Exchange-traded funds do not turn long-term investors into speculative day traders, according to a new Vanguard research paper.
In fact, the paper revealed that contrary to what critics claim, the ETF “temptation effect”—the supposed tendency of investors to trade more after they choose the investment vehicle, because of the availability of intraday trading—is not a likely source of observed high trading volume activity among ETFs.
While the study did uncover somewhat higher relative trading activity among ETF investments compared with their mutual fund counterparts, some of that difference is simply a reflection of different investors and characteristics associated with the two investments. For example, the study found that relative to investors in traditional mutual funds, investors who purchase an ETF are more likely to be male, to be over the age of 60, or to check their investment balances at least daily. The study’s analysis of trading behavior found that people in these three groups tend to trade more often, regardless of which investment vehicle they choose.

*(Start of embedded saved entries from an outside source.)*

template <int WM, int WN, bool PLAIN, bool ONE, bool KM = false>
__global__ __launch_bounds__(256, 2) void conv_bfh_kernel(const ssc_conv_desc d, const Magics mg, float* __restrict__ slab_base,
                                                           long slab_stride, int splitk, int ts_full, int ts_s,
                                                           unsigned* __restrict__ flags, const BfTabs tab, const int korder) {
    static_assert(WM * WN == 4, "four waves");
    constexpr int SM = 2, SN = 2, BM = WM * SM * 32, BN = WN * SN * 32, NBT = BN / 32, KS = 16;
    constexpr int A_BYTES = BfhLds<BM, BN>::A_BYTES, B_BYTES = BfhLds<BM, BN>::B_BYTES;
    constexpr int LDS_FLOATS = BfhLds<BM, BN>::LDS_BYTES / 4;
    constexpr int B_BASE = 2 * A_BYTES;
    constexpr int A_ROWS = BM / 64;
    constexpr int B_IPW = 3 * NBT / 4;

    extern __shared__ __attribute__((aligned(16))) float smem[];
    char* const sm_b = reinterpret_cast<char*>(smem);
    long* rowpix = reinterpret_cast<long*>(smem + LDS_FLOATS);

    const int tid = threadIdx.x;
    const int lane = tid & 63;
    const int wave = tid >> 6;
    const int wm = wave / WN, wn = wave % WN;
    const int l31 = lane & 31, lhi = lane >> 5;

    const float* const xs0 = d.x.s0;
    const float* const xs1 = d.x.s1;
    const int xC0 = d.x.C0, xC1 = d.x.C1, xH = d.x.H, xW = d.x.W;
    const int TWv = d.TW, kstep = d.kstep, KWv = d.KW;
    const float slope0 = act_slope(d.x.act), slope1 = act_slope(d.x.act1 >= 0 ? d.x.act1 : d.x.act);

    static_assert(!KM || ONE, "partial chunks: one source only");
    const int nch0 = KM ? (xC0 + KS - 1) / KS : xC0 / KS, nch1 = xC1 / KS;
    const int tpt = nch0 + nch1;
    const long M = (long)d.NB * d.PH * d.PW;
    const int PHW = d.PH * d.PW;
    int phase, ks, sk, n0, slot = 0;
    long m0;
    float* part = nullptr;
    if (ts_s > 0) {
        const int bid = blockIdx.x;
        int tile;
        if (bid < ts_full) {
            tile = bid; ks = 0; sk = 1;
        } else {
            const int r = bid - ts_full;
            const int q = r / (ts_s & 0xffff);
            tile = ts_full + q; ks = r - q * (ts_s & 0xffff); sk = ts_s & 0xffff;
            part = slab_base + (long)r * (BM * BN);
            slot = r;
        }
        const int mt = (int)((M + BM - 1) / BM), nt = (d.Nstore + BN - 1) / BN;
        if (ts_s & 0x10000) {
            if (bid < ts_full) tile = (bid & 7) * (ts_full >> 3) + (bid >> 3);
            const int r2 = tile / nt;
            n0 = (tile - r2 * nt) * BN;
            if (ts_s & 0x20000) {
                phase = r2 & 3;
                m0 = (long)(r2 >> 2) * BM;
            } else {
                phase = r2 / mt;
                m0 = (long)(r2 - phase * mt) * BM;
            }
            ts_s &= 0xffff;
            sk = bid < ts_full ? 1 : ts_s;
        } else {
            const int rest = tile / mt;
            m0 = (long)(tile - rest * mt) * BM;
            phase = rest / nt;
            n0 = (rest - phase * nt) * BN;
        }
    } else {
        phase = blockIdx.z / splitk;
        ks = blockIdx.z % splitk;
        sk = splitk;
        m0 = (long)blockIdx.x * BM;
        n0 = blockIdx.y * BN;
    }
    const FwdPhase ph = fwd_phase(d, phase);

    const int a_col4 = tid & 3;
    const int aq = tid >> 2;
    const int arow = (aq & ~7) | ((aq & 3) << 1) | ((aq >> 2) & 1);
    const bool a_lastv = !KM || (nch0 - 1) * KS + a_col4 * 4 < xC0;
    uint4 a_lastm = make_uint4(~0u, ~0u, ~0u, ~0u);
    if (KM) {
        const int c_ = (nch0 - 1) * KS + a_col4 * 4;
        a_lastm = make_uint4(c_ < d.k_real ? ~0u : 0u, c_ + 1 < d.k_real ? ~0u : 0u, c_ + 2 < d.k_real ? ~0u : 0u,
                             c_ + 3 < d.k_real ? ~0u : 0u);
    }
    int a_iyb[A_ROWS], a_ixb[A_ROWS], a_off0[A_ROWS], a_off1[A_ROWS];
    bool a_mv[A_ROWS];
#pragma unroll
    for (int i = 0; i < A_ROWS; ++i) {
        const int row = arow + 64 * i;
        const long m = m0 + row;
        a_mv[i] = m < M;
// ... 76 lines not shown
            if (korder == 1) {
                t.ty = sidx / TWv;
                t.tx = sidx - t.ty * TWv;
            } else {
                const int hw = TWv >> 1, pc = ntaps >> 2;
                const int cls = sidx / pc, j = sidx - cls * pc;
                const int jy = j / hw, jx = j - jy * hw;
                t.ty = 2 * jy + (cls >> 1);
                t.tx = 2 * jx + (cls & 1);
            }
            kt_place(t);
            return t;
        }
        const int tap = div32(kt, mg.mC, mg.oneC);
        t.chunk = kt - tap * tpt;
        t.ty = div32(tap, mg.mTW, mg.oneTW);
        t.tx = tap - t.ty * TWv;
        kt_place(t);
        return t;
    };
    const long W0 = (long)(ph.ky0 * KWv + ph.kx0) * KC * KB;
    const long SX2 = 2 * SX, DY2 = 2 * SY - (long)TWv * SX;
    auto kt_advance = [&](KTile& t) {
        if (korder == 1) {
            t.tx += 1;
            t.tapidx += 1;
            t.tappix += 1;
            t.woff += SX;
            if (t.tx == TWv) {
                t.tx = 0;
                t.ty += 1;
                t.tappix += xW - TWv;
                t.woff += DY;
                if (t.ty == THv) {
                    t.ty = 0;
                    t.chunk += 1;
                    t.tapidx = 0;
                    t.tappix = 0;
                    t.woff = W0 + (long)t.chunk * KB;
                }
            }
            return;
        }
        if (korder == 2) {
            t.tx += 2;
            t.tapidx += 2;
            t.tappix += 2;
            t.woff += SX2;
            if (t.tx >= TWv) {
                t.tx -= TWv;
                t.ty += 2;
                t.tapidx += TWv;
                t.tappix += 2 * xW - TWv;
                t.woff += DY2;
                if (t.ty >= THv) {
                    t.ty &= 1;
                    if (t.tx == 0) t.tx = 1;
                    else {
                        t.tx = 0;
                        if (t.ty == 0) t.ty = 1;
                        else { t.ty = 0; t.chunk += 1; }
                    }
                    kt_place(t);
                }
            }
            return;
        }
        t.chunk += 1;
        t.woff += KB;
        if (t.chunk == tpt) {
            t.chunk = 0;
            t.tx += 1;
            t.tapidx += 1;
            t.tappix += 1;
            t.woff += DX;
            if (t.tx == TWv) {
                t.tx = 0;
                t.tappix += xW - TWv;
                t.woff += DY;
            }
        }
    };

    struct ASet { float4 r[A_ROWS]; float v[A_ROWS]; float4 aa, ab; float slope; uint4 km; };
    auto issue_loads = [&](const KTile& t, ASet& S) {
        const bool first = ONE ? true : t.chunk < nch0;
        const int cs = first ? xC0 : xC1;
        const int cc = (first ? t.chunk : t.chunk - nch0) * KS;
        const char* sbase = reinterpret_cast<const char*>((first ? xs0 : xs1) + cc);
        const int tapshift = t.tappix * cs * 4;
        const int tapidx = t.tapidx;
        const bool cv = !KM || t.chunk != nch0 - 1 || a_lastv;
        if (KM) S.km = t.chunk == nch0 - 1 ? a_lastm : make_uint4(~0u, ~0u, ~0u, ~0u);
        if (!PLAIN) {
            const char* pa = reinterpret_cast<const char*>((first ? tab.a0 : tab.a1) + cc);
            const char* pb = reinterpret_cast<const char*>((first ? tab.b0 : tab.b1) + cc);
            const int tc = (KM && !cv) ? 0 : a_col4 * 16;
            S.aa = *reinterpret_cast<const float4*>(pa + tc);
            S.ab = *reinterpret_cast<const float4*>(pb + tc);
            S.slope = first ? slope0 : slope1;
        }
#pragma unroll
        for (int i = 0; i < A_ROWS; ++i) {
            const unsigned vb = cv ? (a_vm[i] >> tapidx) & 1u : 0u;
            const int osel = first ? a_off0[i] : a_off1[i];
            const unsigned off = vb ? (unsigned)(osel + tapshift) : (unsigned)(a_col4 * 16);
            S.v[i] = (float)vb;
            S.r[i] = *reinterpret_cast<const float4*>(sbase + off);
        }
    };
    auto dma_b = [&](const KTile& t, int buf) {
        const unsigned dst = __builtin_amdgcn_readfirstlane((unsigned)(B_BASE + buf * B_BYTES + wave * B_IPW * 1024));
        glds16_run<3>(wsp + t.woff, bd_off, dst);
        if (B_IPW == 6) glds16_run<3>(wsp + t.woff, bd_off + 3, dst + 3 * 1024);
    };
#define BFH_STAGE_A(S, i, Z, W, H0, M0, L0)                                                       \
    do {                                                                                          \
        float4 v_ = (S).r[i];                                                                     \
        if (PLAIN) {                                                                              \
            v_.x *= (S).v[i]; v_.y *= (S).v[i]; v_.z *= (S).v[i]; v_.w *= (S).v[i];               \
        } else {                                                                                  \
            float t_;                                                                             \
            t_ = fmaf((S).aa.x, v_.x, (S).ab.x); v_.x = fmaxf(t_, t_ * (S).slope) * (S).v[i];     \
            t_ = fmaf((S).aa.y, v_.y, (S).ab.y); v_.y = fmaxf(t_, t_ * (S).slope) * (S).v[i];     \
            t_ = fmaf((S).aa.z, v_.z, (S).ab.z); v_.z = fmaxf(t_, t_ * (S).slope) * (S).v[i];     \
            t_ = fmaf((S).aa.w, v_.w, (S).ab.w); v_.w = fmaxf(t_, t_ * (S).slope) * (S).v[i];     \
        }                                                                                         \
        if (KM) {                                                                                 \
            v_.x = __uint_as_float(__float_as_uint(v_.x) & (S).km.x);                             \
            v_.y = __uint_as_float(__float_as_uint(v_.y) & (S).km.y);                             \
            v_.z = __uint_as_float(__float_as_uint(v_.z) & (S).km.z);                             \
            v_.w = __uint_as_float(__float_as_uint(v_.w) & (S).km.w);                             \
        }                                                                                         \
        split3_pair(v_.x, v_.y, H0, M0, L0);                                                      \
        Z = v_.z; W = v_.w;                                                                       \
    } while (0)
#define BFH_STAGE_B(buf, i, Z, W, H0, M0, L0)                                                     \
    do {                                                                                          \
        unsigned h1_, m1_, l1_;                                                                   \
        split3_pair(Z, W, h1_, m1_, l1_);                                                         \
        char* p_ = sm_b + (buf) * A_BYTES + (arow + 64 * (i)) * BFH_A_RS + a_col4 * 8;            \
        *reinterpret_cast<uint2*>(p_) = make_uint2(H0, h1_);                                      \
        *reinterpret_cast<uint2*>(p_ + 32) = make_uint2(M0, m1_);                                 \
        *reinterpret_cast<uint2*>(p_ + 64) = make_uint2(L0, l1_);                                 \
    } while (0)

    if (kt_begin < kt_end) {
        const int last = kt_end - 1;
        ASet S0, S1;
        KTile tl = kt_decode(kt_begin);
        dma_b(tl, 0);
        issue_loads(tl, S0);
#pragma unroll
        for (int i = 0; i < A_ROWS; ++i) {
            float z, w;
            unsigned h0, m0_, l0;
            BFH_STAGE_A(S0, i, z, w, h0, m0_, l0);
            BFH_STAGE_B(0, i, z, w, h0, m0_, l0);
        }
        KTile td = tl;
        if (kt_begin + 1 <= last) kt_advance(tl);
        td = tl;
        issue_loads(tl, S0);
        BF_WAIT_ALL();
        __builtin_amdgcn_s_barrier();
        auto kstep = [&](ASet& SA, ASet& SB, const int cur, const int kt) {
            const int nxt = cur ^ 1;
            const char* Ab = sm_b + cur * A_BYTES + (wm * SM * 32 + l31) * BFH_A_RS + lhi * 16;
            const char* Bb = sm_b + B_BASE + cur * B_BYTES + (wn * SN) * 1024 + lane * 16;
            bf16x8 av[SM][3], bv[SN][3];
#pragma unroll
            for (int i = 0; i < SM; ++i)
#pragma unroll
                for (int p = 0; p < 3; ++p) av[i][p] = *reinterpret_cast<const bf16x8*>(Ab + i * 32 * BFH_A_RS + p * 32);
#pragma unroll
            for (int j = 0; j < SN; ++j)
#pragma unroll
                for (int p = 0; p < 3; ++p) bv[j][p] = *reinterpret_cast<const bf16x8*>(Bb + (p * NBT + j) * 1024);
            auto group = [&](int t) {
                constexpr int pa[6] = {2, 0, 1, 1, 0, 0}, pb[6] = {0, 2, 1, 0, 1, 0};
#pragma unroll
                for (int i = 0; i < SM; ++i)
#pragma unroll
                    for (int j = 0; j < SN; ++j) {
                        if (t == 5) acc[i][j] = __builtin_amdgcn_mfma_f32_32x32x16_bf16(av[i][0], bv[j][0], acc[i][j], 0, 0, 0);
                        else accc[i][j] = __builtin_amdgcn_mfma_f32_32x32x16_bf16(av[i][pa[t]], bv[j][pb[t]], accc[i][j], 0, 0, 0);
                    }
            };
#define BFH_SB __builtin_amdgcn_sched_barrier(0)
            BFH_SB;
            float z0, w0, z1, w1;
            unsigned ha, ma, la, hb, mb, lb;
            group(0); dma_b(td, nxt); BFH_SB;
            if (kt + 2 <= last) kt_advance(tl);
            group(1); issue_loads(tl, SB); BFH_SB;
            group(2); BFH_STAGE_A(SA, 0, z0, w0, ha, ma, la); BFH_SB;
            group(3); BFH_STAGE_B(nxt, 0, z0, w0, ha, ma, la); BFH_SB;
            if (A_ROWS == 2) {
                group(4); BFH_STAGE_A(SA, A_ROWS - 1, z1, w1, hb, mb, lb); BFH_SB;
                group(5); BFH_STAGE_B(nxt, A_ROWS - 1, z1, w1, hb, mb, lb); BFH_SB;
            } else {
                group(4); BFH_SB;
                group(5); BFH_SB;
            }
#undef BFH_SB
            BF_WAIT_ALL();
            td = tl;
            __builtin_amdgcn_s_barrier();
        };
        for (int kt = kt_begin; kt < kt_end; kt += 2) {
            kstep(S0, S1, 0, kt);
            if (kt + 1 < kt_end) kstep(S1, S0, 1, kt + 1);
        }
    }
#undef BFH_STAGE_A
#undef BFH_STAGE_B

“Our individual investor data show that the majority of both traditional mutual fund and ETF investments are held in a prudent, buy-and-hold manner,” stated Joel Dickson, one of the study’s authors and a principal in Vanguard’s Investment Strategy Group. “While differences exist between the characteristics of people who buy each investment type, our analysis shows that claims of speculative trading behavior among ETF investors are greatly exaggerated.”
Vanguard researchers analyzed more than 3.2 million transactions in more than 500,000 positions held in traditional mutual fund and ETF share classes of four different Vanguard index funds from 2007 through 2011.